Todos los indicadores económicos
y sociales demuestran el fracaso rotundo del modelo neoliberal en la región.
Hay una regresión en indicadores de educación, salud, integración social,
seguridad y previsión social, etc. Esta crisis arrasa con los sistemas
políticos de la región que siempre se habían constituido en los garantes y
operadores del neoliberalismo. Con la elección de Hugo Chávez a la Presidencia
de la República, empieza el réquiem del neoliberalismo en la región.
Para fines de la primera década
del 2000, casi todos los presidentes de la región mantienen distancias
prudentes o radicales con el neoliberalismo. Ninguno de ellos lo suscribe
públicamente, aunque sus políticas públicas continúen la tradición neoliberal,
como el caso del Presidente Santos en Colombia (2011-2012).
Es decir, si se mira la historia
reciente de América Latina, se puede constatar que la región fue un campo de
batalla en contra del neoliberalismo porque éste había sido la ideología que la
acumulación del capital necesitaba. Para la primera década del 2000, en casi
todos los países latinoamericanos esa versión monetarista y de duro rigor
fiscal del FMI y del Banco Mundial había perdido espacio de forma irremisible.
La victoria era de los movimientos sociales.
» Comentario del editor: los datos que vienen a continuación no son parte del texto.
__global__ void particles_advance_kernel(int32_t *ctx, int64_t ctx_ld, int32_t *len,
                                         int32_t *active, float *lw, const float *logZ,
                                         const int32_t *tok, int64_t n, int32_t eos,
                                         int32_t max_len, uint64_t *hashes) {
  const int64_t i = (int64_t)blockIdx.x * blockDim.x + threadIdx.x;
  if (i >= n || !active[i]) return;
  const int32_t t = tok[i];
  if (t == -2) return;
  lw[i] += logZ[i];
  if (t == eos || t < 0) {
    active[i] = 0;
  } else {
    const int32_t l = len[i];
    ctx[i * ctx_ld + l] = t;
    len[i] = l + 1;
    if (hashes) hashes[i] = ctx_hash_step(hashes[i], (uint32_t)t);
    if (l + 1 >= max_len) active[i] = 0;
  }
}

}

extern "C" {

const char *glb_version(void) { return "glb-hip 0.2.0 (gfx950)"; }
int glb_abi_version(void) { return GLB_ABI_VERSION; }

int glb_last_error(char *buf, size_t n) {
  if (!buf || n == 0) return GLB_EINVAL;
  snprintf(buf, n, "%s", g_err.c_str());
  return GLB_OK;
}

int glb_device_count(void) {
  int c = 0;
  if (hipGetDeviceCount(&c) != hipSuccess) {
    (void)hipGetLastError();
    return -1;
  }
  return c;
}

size_t glb_step_workspace_bytes(int64_t n_particles, int64_t n_rows, int64_t vocab, int64_t n_masks) {
  if (n_particles <= 0 || vocab <= 0) return 0;
  const int64_t units = n_particles > n_rows ? n_particles : n_rows;
  return step_fixed_bytes(units, vocab) + (n_masks > 0 ? prepared_bytes(n_masks, vocab) : 0) + 256;
}

size_t glb_mask_prepared_bytes(int64_t n_masks, int64_t vocab) {
  if (n_masks <= 0 || vocab <= 0) return 0;
  return prepared_bytes(n_masks, vocab);
}

int glb_mask_prepare(const uint32_t *mask_bits, int64_t n_masks, int64_t vocab, int64_t mask_ld, int32_t dtype,
                     void *out_prepared, size_t out_bytes, void *stream) {
  if (!mask_bits || !out_prepared) return fail(GLB_EINVAL, "null pointer");
  if (n_masks <= 0 || vocab <= 0 || mask_ld < (vocab + 31) / 32) return fail(GLB_EINVAL, "bad sizes");
  if (dtype < GLB_F32 || dtype > GLB_F16) return fail(GLB_EINVAL, "bad dtype %d", dtype);
  if (vocab > 0x7fffff00ll || n_masks > 65535) return fail(GLB_EINVAL, "vocab / n_masks out of range");
  if (out_bytes < prepared_bytes(n_masks, vocab))
    return fail(GLB_ENOSPC, "prepared buffer %zu < %zu bytes", out_bytes, prepared_bytes(n_masks, vocab));
  if (((uintptr_t)out_prepared) % 16 || ((uintptr_t)mask_bits) % 4) return fail(GLB_EINVAL, "misaligned pointer");
  const hipError_t e = launch_mask_prepare(mask_bits, n_masks, vocab, mask_ld, dtype, out_prepared, (hipStream_t)stream);
  if (e != hipSuccess) return hip_fail(e, "mask_prepare launch");
  return GLB_OK;
}

int glb_mask_prepare_rows(const uint32_t *mask_bits, int64_t n_masks, int64_t vocab, int64_t mask_ld, int32_t dtype,
                          const int32_t *rows, int64_t n_rows, void *prepared, size_t prepared_bytes_, void *stream) {
  if (!mask_bits || !prepared || (n_rows > 0 && !rows)) return fail(GLB_EINVAL, "null pointer");
  if (n_masks <= 0 || vocab <= 0 || mask_ld < (vocab + 31) / 32 || n_rows < 0) return fail(GLB_EINVAL, "bad sizes");
  if (dtype < GLB_F32 || dtype > GLB_F16) return fail(GLB_EINVAL, "bad dtype %d", dtype);
  if (vocab > 0x7fffff00ll || n_masks > 65535 || n_rows > 65535) return fail(GLB_EINVAL, "vocab / n_masks / n_rows out of range");
  if (prepared_bytes_ < prepared_bytes(n_masks, vocab))
    return fail(GLB_ENOSPC, "prepared buffer %zu < %zu bytes", prepared_bytes_, prepared_bytes(n_masks, vocab));
  if (((uintptr_t)prepared) % 16 || ((uintptr_t)mask_bits) % 4) return fail(GLB_EINVAL, "misaligned pointer");
  if (n_rows == 0) return GLB_OK;
  const hipError_t e = launch_mask_prepare(mask_bits, n_masks, vocab, mask_ld, dtype, prepared, (hipStream_t)stream, nullptr, rows, n_rows);
  if (e != hipSuccess) return hip_fail(e, "mask_prepare launch");
  return GLB_OK;
}

int glb_logprob_mask_sample(const glb_step_args *a, void *stream) {
  if (!a) return fail(GLB_EINVAL, "glb_logprob_mask_sample: null args");
  if (a->struct_size != sizeof(glb_step_args))
    return fail(GLB_EINVAL, "glb_step_args.struct_size %u != %zu (ABI mismatch)", a->struct_size,
                sizeof(glb_step_args));
  if (!a->logits) return fail(GLB_EINVAL, "logits is null");
  if (a->dtype < GLB_F32 || a->dtype > GLB_F16) return fail(GLB_EINVAL, "bad dtype %d", a->dtype);
  if (a->n_rows <= 0 || a->vocab <= 0 || a->n_particles <= 0)
    return fail(GLB_EINVAL, "n_rows=%lld vocab=%lld n_particles=%lld must be positive",
                (long long)a->n_rows, (long long)a->vocab, (long long)a->n_particles);
  if (a->ld < a->vocab) return fail(GLB_EINVAL, "ld %lld < vocab %lld", (long long)a->ld, (long long)a->vocab);
  if (a->vocab > 0x7fffff00ll || a->n_particles > 0x7fffffffll || a->n_rows > 0x7fffffffll)
    return fail(GLB_EINVAL, "vocab / n_particles / n_rows exceed 31 bits");
  const int es = a->dtype == GLB_F32 ? 4 : 2;
  if (((uintptr_t)a->logits) % es) return fail(GLB_EINVAL, "logits pointer not element aligned");
  if (!a->row_of && a->n_particles != a->n_rows)
    return fail(GLB_EINVAL, "row_of is null but n_particles != n_rows");
  if (a->mask_kind < GLB_MASK_NONE || a->mask_kind > GLB_MASK_PREPARED)
    return fail(GLB_EINVAL, "bad mask_kind %d", a->mask_kind);
  const bool by_row = a->mask_kind == GLB_MASK_NONE || a->row_mask_id != nullptr;
  const int64_t n_units = by_row ? a->n_rows : a->n_particles;
  if (a->mask_kind != GLB_MASK_NONE) {
    if (!a->mask || a->n_masks <= 0) return fail(GLB_EINVAL, "mask table missing");
    if (a->mask_kind != GLB_MASK_PREPARED) {
      const int64_t need = a->mask_kind == GLB_MASK_BITS ? (a->vocab + 31) / 32 : a->vocab;
      if (a->mask_ld < need) return fail(GLB_EINVAL, "mask_ld %lld < %lld", (long long)a->mask_ld, (long long)need);
    }
    if (a->row_mask_id && a->mask_id) return fail(GLB_EINVAL, "give mask_id (per particle) or row_mask_id (per row), not both");
    if (!a->row_mask_id && !a->mask_id && a->n_masks != 1 && a->n_masks != n_units)
      return fail(GLB_EINVAL, "no mask ids given but n_masks is neither 1 nor the number of %s",
                  by_row ? "rows" : "particles");
    if (((uintptr_t)a->mask) % (a->mask_kind == GLB_MASK_PREPARED ? 16 : 4)) return fail(GLB_EINVAL, "mask pointer misaligned");
    if (a->n_masks > 0x7fffffffll) return fail(GLB_EINVAL, "n_masks exceeds 31 bits");
  }
  if (a->rng_mode < GLB_RNG_NONE || a->rng_mode > GLB_RNG_NOISE)
    return fail(GLB_EINVAL, "bad rng_mode %d", a->rng_mode);
  if (a->flags & ~GLB_STEP_HW_EXP) return fail(GLB_EINVAL, "flags %d: only GLB_STEP_HW_EXP is defined", a->flags);
  const int expc = (a->flags & GLB_STEP_HW_EXP) ? glb::kExpHw : glb::kExpPoly;
  if (a->rng_mode == GLB_RNG_NOISE && (!a->noise || (a->noise_ld < a->vocab && a->noise_ld != 0)))
    return fail(GLB_EINVAL, "noise tensor missing or noise_ld < vocab (0 = one row shared by every particle)");
  if (a->rng_mode != GLB_RNG_NONE && !a->out_token)
    return fail(GLB_EINVAL, "rng_mode set but out_token is null");
  if (!(a->logit_scale == a->logit_scale)) return fail(GLB_EINVAL, "logit_scale is NaN");
  if (!a->workspace) return fail(GLB_EINVAL, "workspace is null (glb_step_workspace_bytes)");
  if (((uintptr_t)a->workspace) % 32) return fail(GLB_EINVAL, "workspace not 32-byte aligned");
  const bool own_prep = a->mask_kind == GLB_MASK_BITS;
  const size_t fixed_bytes = step_fixed_bytes(n_units, a->vocab);
  const size_t need_ws = fixed_bytes + (own_prep ? prepared_bytes(a->n_masks, a->vocab) : 0);
  if (a->workspace_bytes < need_ws)
    return fail(GLB_ENOSPC, "workspace %zu < %zu bytes", a->workspace_bytes, need_ws);

  hipStream_t s = (hipStream_t)stream;
  glb::StepParams p{};
  p.logits = a->logits;
  p.ld = a->ld;
  p.V = (int32_t)a->vocab;
  p.nch = (int32_t)n_chunks(a->vocab);
  p.scale = a->logit_scale;
  p.n_particles = (int32_t)a->n_particles;
  p.n_pairs = (int32_t)n_units;
  p.n_masks = (int32_t)a->n_masks;
  if (by_row) {
    p.pair_row = nullptr;
    p.pair_mask = a->row_mask_id;
    p.pair_of = a->row_of;
  } else {
    p.pair_row = a->row_of;
    p.pair_mask = a->mask_id;
    p.pair_of = nullptr;
  }
  p.recs = (uint64_t *)a->workspace;
  p.noise = a->noise;
  p.noise_ld = a->noise_ld;
  p.seed = a->seed;
  p.offset = a->offset;
  p.particle_base = a->particle_base;
  p.out_logZ = a->out_logZ;
  p.out_lse = a->out_lse;
  p.out_token = a->out_token;
#ifdef GLB_STAMPS
  p.out_margin = a->out_margin;
#else
  p.out_margin = a->rng_mode == GLB_RNG_NOISE ? a->out_margin : nullptr;
#endif
  const bool scaled = a->logit_scale != 1.0f;
  const int64_t items = n_units * (int64_t)p.nch;
  const bool fmask = a->mask_kind == GLB_MASK_F32;
  bool fused = a->rng_mode != GLB_RNG_NOISE && items > 512 && a->n_particles <= 16 * (int64_t)fin_wave_cap(fmask);
// ... 211 lines not shown
size_t glb_group_contexts_workspace(int64_t n) {
  if (n <= 0) return 0;
  return (size_t)(2 * group_cap(n) + 2 * n) * sizeof(int32_t) + (size_t)n * sizeof(uint64_t) + 8;
}

int glb_hash_contexts(const int32_t *tokens, const int64_t *starts, const int32_t *lengths, int64_t n,
                      uint64_t *out_hashes, void *stream) {
  if (!tokens || !starts || !lengths || !out_hashes) return fail(GLB_EINVAL, "null pointer");
  if (n <= 0 || n > (1 << 28)) return fail(GLB_EINVAL, "n out of range");
  hipLaunchKernelGGL(hash_contexts_kernel, dim3(blocks_for(n, 64)), dim3(64), 0, (hipStream_t)stream, tokens, starts,
                     lengths, (int32_t)n, out_hashes);
  const hipError_t e = hipGetLastError();
  if (e != hipSuccess) return hip_fail(e, "hash_contexts launch");
  return GLB_OK;
}

int glb_group_contexts(const int32_t *tokens, const int64_t *starts, const int32_t *lengths,
                       int64_t n, const uint64_t *ctx_hashes, int32_t *out_group_of, int32_t *out_rep,
                       int32_t *out_n_groups, void *workspace, size_t workspace_bytes, void *stream) {
  if (!tokens || !starts || !lengths || !out_group_of || !out_rep || !out_n_groups || !workspace)
    return fail(GLB_EINVAL, "null pointer");
  if (n <= 0 || n > (1 << 28)) return fail(GLB_EINVAL, "n out of range");
  if (workspace_bytes < glb_group_contexts_workspace(n))
    return fail(GLB_ENOSPC, "workspace %zu < %zu bytes", workspace_bytes, glb_group_contexts_workspace(n));
  const int64_t cap = group_cap(n);
  if (n <= 8192) {
    const size_t lds = (size_t)cap * 2 * sizeof(int32_t);
    hipStream_t s = (hipStream_t)stream;
    if (n < 256 && !ctx_hashes) {
      const size_t lds1 = lds + 1024 * (sizeof(uint64_t) + sizeof(int64_t) + sizeof(int32_t));
      hipLaunchKernelGGL((group_contexts_lds_kernel<1, false>), dim3(1), dim3(1024), lds1, s, tokens, starts, lengths,
                         (int32_t)n, (int32_t)cap, out_group_of, out_rep, out_n_groups, (const uint64_t *)nullptr);
    } else {
      const uint64_t *hashes = ctx_hashes;
      if (!hashes) {
        uint64_t *hw = (uint64_t *)((char *)workspace + (size_t)(2 * cap + 2 * n) * sizeof(int32_t));
        hipLaunchKernelGGL(hash_contexts_kernel, dim3(blocks_for(n, 64)), dim3(64), 0, s, tokens, starts, lengths,
                           (int32_t)n, hw);
        hashes = hw;
      }
      if (n <= 1024) {
        hipLaunchKernelGGL((group_contexts_lds_kernel<1, true>), dim3(1), dim3(1024), lds, s, tokens, starts, lengths,
                           (int32_t)n, (int32_t)cap, out_group_of, out_rep, out_n_groups, hashes);
      } else if (n > 4096) {
        static std::atomic<uint64_t> big_lds{0};
        const hipError_t big_lds_rc = glb::allow_dynamic_lds((const void *)group_contexts_lds_kernel<8, true>, 128 * 1024, big_lds);
        if (big_lds_rc != hipSuccess) return hip_fail(big_lds_rc, "hipFuncSetAttribute(group_contexts)");
        hipLaunchKernelGGL((group_contexts_lds_kernel<8, true>), dim3(1), dim3(1024), lds, s, tokens, starts, lengths,
                           (int32_t)n, (int32_t)cap, out_group_of, out_rep, out_n_groups, hashes);
      } else if (n <= 2048) {
        hipLaunchKernelGGL((group_contexts_lds_kernel<2, true>), dim3(1), dim3(1024), lds, s, tokens, starts, lengths,
                           (int32_t)n, (int32_t)cap, out_group_of, out_rep, out_n_groups, hashes);
      } else {
        hipLaunchKernelGGL((group_contexts_lds_kernel<4, true>), dim3(1), dim3(1024), lds, s, tokens, starts, lengths,
                           (int32_t)n, (int32_t)cap, out_group_of, out_rep, out_n_groups, hashes);
      }
    }
    const hipError_t e = hipGetLastError();
    if (e != hipSuccess) return hip_fail(e, "group_contexts launch");
    return GLB_OK;
  }
  int32_t *table = (int32_t *)workspace, *minidx = table + cap, *slot_of = minidx + cap, *gid_of = slot_of + n;
  const uint64_t *hashes = ctx_hashes;
  hipStream_t s = (hipStream_t)stream;
  hipLaunchKernelGGL(group_init_kernel, dim3(blocks_for(cap, 256)), dim3(256), 0, s, (int32_t)cap, table, minidx);
  if (!hashes) {
    uint64_t *hw = (uint64_t *)(gid_of + n);
    hipLaunchKernelGGL(hash_contexts_kernel, dim3(blocks_for(n, 256)), dim3(256), 0, s, tokens, starts, lengths, (int32_t)n,
                       hw);
    hashes = hw;
  }
  hipLaunchKernelGGL(group_insert_kernel, dim3(blocks_for(n, 256)), dim3(256), 0, s, tokens, starts, lengths, (int32_t)n,
                     (int32_t)cap, hashes, table, minidx, slot_of);
  hipLaunchKernelGGL(group_number_kernel, dim3(1), dim3(1024), 0, s, (int32_t)n, minidx, slot_of, gid_of, out_group_of,
                     out_rep, out_n_groups);
  const hipError_t e = hipGetLastError();
  if (e != hipSuccess) return hip_fail(e, "group_contexts launch");
  return GLB_OK;
}

int glb_match_prefixes(const int32_t *tokens, const int64_t *starts, const int32_t *lengths,
                       int64_t n, const int32_t *prefix_tokens, const int64_t *prefix_starts,
                       const int32_t *prefix_lengths, int64_t n_prefixes, int32_t *out_prefix,
                       int32_t *out_base, void *stream) {
  if (!tokens || !starts || !lengths || !out_prefix || !out_base) return fail(GLB_EINVAL, "null pointer");
  if (n <= 0 || n_prefixes < 0) return fail(GLB_EINVAL, "bad sizes");
  if (n_prefixes > 0 && (!prefix_tokens || !prefix_starts || !prefix_lengths))
    return fail(GLB_EINVAL, "null prefix table");
  hipLaunchKernelGGL(match_prefixes_kernel, dim3(blocks_for(n, 256)), dim3(256), 0,
                     (hipStream_t)stream, tokens, starts, lengths, n, prefix_tokens, prefix_starts,
                     prefix_lengths, n_prefixes, out_prefix, out_base);
  const hipError_t e = hipGetLastError();
  if (e != hipSuccess) return hip_fail(e, "match_prefixes launch");
  return GLB_OK;
}

int glb_gather_padded(const int32_t *tokens, const int64_t *starts, const int32_t *lengths,
                      const int32_t *sel, int64_t n_sel, const int32_t *base, int64_t pad_id, int64_t p_max,
                      int64_t l_max, int64_t *out_input_ids, int64_t *out_attention_mask,
                      int64_t *out_position_ids, int32_t *out_last_index, void *stream) {
  if (!tokens || !starts || !lengths || !out_input_ids || !out_attention_mask || !out_position_ids)
    return fail(GLB_EINVAL, "null pointer");
  if (n_sel <= 0 || l_max <= 0 || p_max < 0) return fail(GLB_EINVAL, "bad sizes");
  const int64_t total = n_sel * (p_max + l_max);
  hipLaunchKernelGGL(gather_padded_kernel, dim3(blocks_for(total, 256)), dim3(256), 0,
                     (hipStream_t)stream, tokens, starts, lengths, sel, n_sel, base, pad_id, p_max, l_max,
                     out_input_ids, out_attention_mask, out_position_ids, out_last_index);
  const hipError_t e = hipGetLastError();
  if (e != hipSuccess) return hip_fail(e, "gather_padded launch");
  return GLB_OK;
}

De hecho, era el momento de los
nuevos movimientos sociales.
Sin embargo, en esa transición de
los movimientos sociales de su capacidad de resistencia, movilización y
contrapoder, hacia el sistema político liberal, por la vía de las elecciones y
su apoyo a partidos políticos de izquierda, subyace uno de los fenómenos
políticos más interesantes y complejos de la coyuntura política del continente,
porque implica precisamente la transición hacia algo que, efectivamente puede
ser denominado como posneoliberalismo.
La incorporación de los
movimientos sociales hacia el sistema político liberal marca su desaparición
como contrapoder y capacidad de resistencia al liberalismo y, en consecuencia,
las dinámicas más profundas de la acumulación capitalista. Se trata de una
aporía y una antinomia al mismo tiempo. Es la aporía y la antinomia del
liberalismo y de la democracia liberal en un contexto de acumulación del
capital y renovación de las formas de dominación política y económica que la
acumulación requiere.
Si en el siglo XIX la clase
obrera estaba, por así decirlo, en guardia en contra de la ilusión liberal, a
la que los teóricos del socialismo clásico siempre lo habían considerado como
un simulacro del poder, para el siglo XXI el horizonte emancipatorio se había
reducido a las coordenadas del liberalismo decimonónico. En otros términos, no
había posibilidades de imaginar lo social por fuera de las coordenadas
liberales.
La clase obrera del siglo XIX y
hasta mediados del siglo XX, siempre había sospechado del liberalismo, sobre
todo porque su herencia marxista y radical le habían enseñado una suspicacia
que rebasaba a toda sospecha hermenéutica. La clase obrera sabía que el horizonte
emancipatorio se abriría para la humanidad por la revolución y no por las
elecciones. Comprendía el carácter de clase del Estado y siempre sospechó de
las elecciones. Sabía que la reificación no era solo un fenómeno económico sino
también político. El ser reificado y la falsa conciencia que generaba la
reificación no solo habían sido separados de su propia producción sino también
de su propio ser político. El liberalismo sancionaba esa reificación política y
creaba la ilusión del poder con las elecciones y su “regla de la mayoría”.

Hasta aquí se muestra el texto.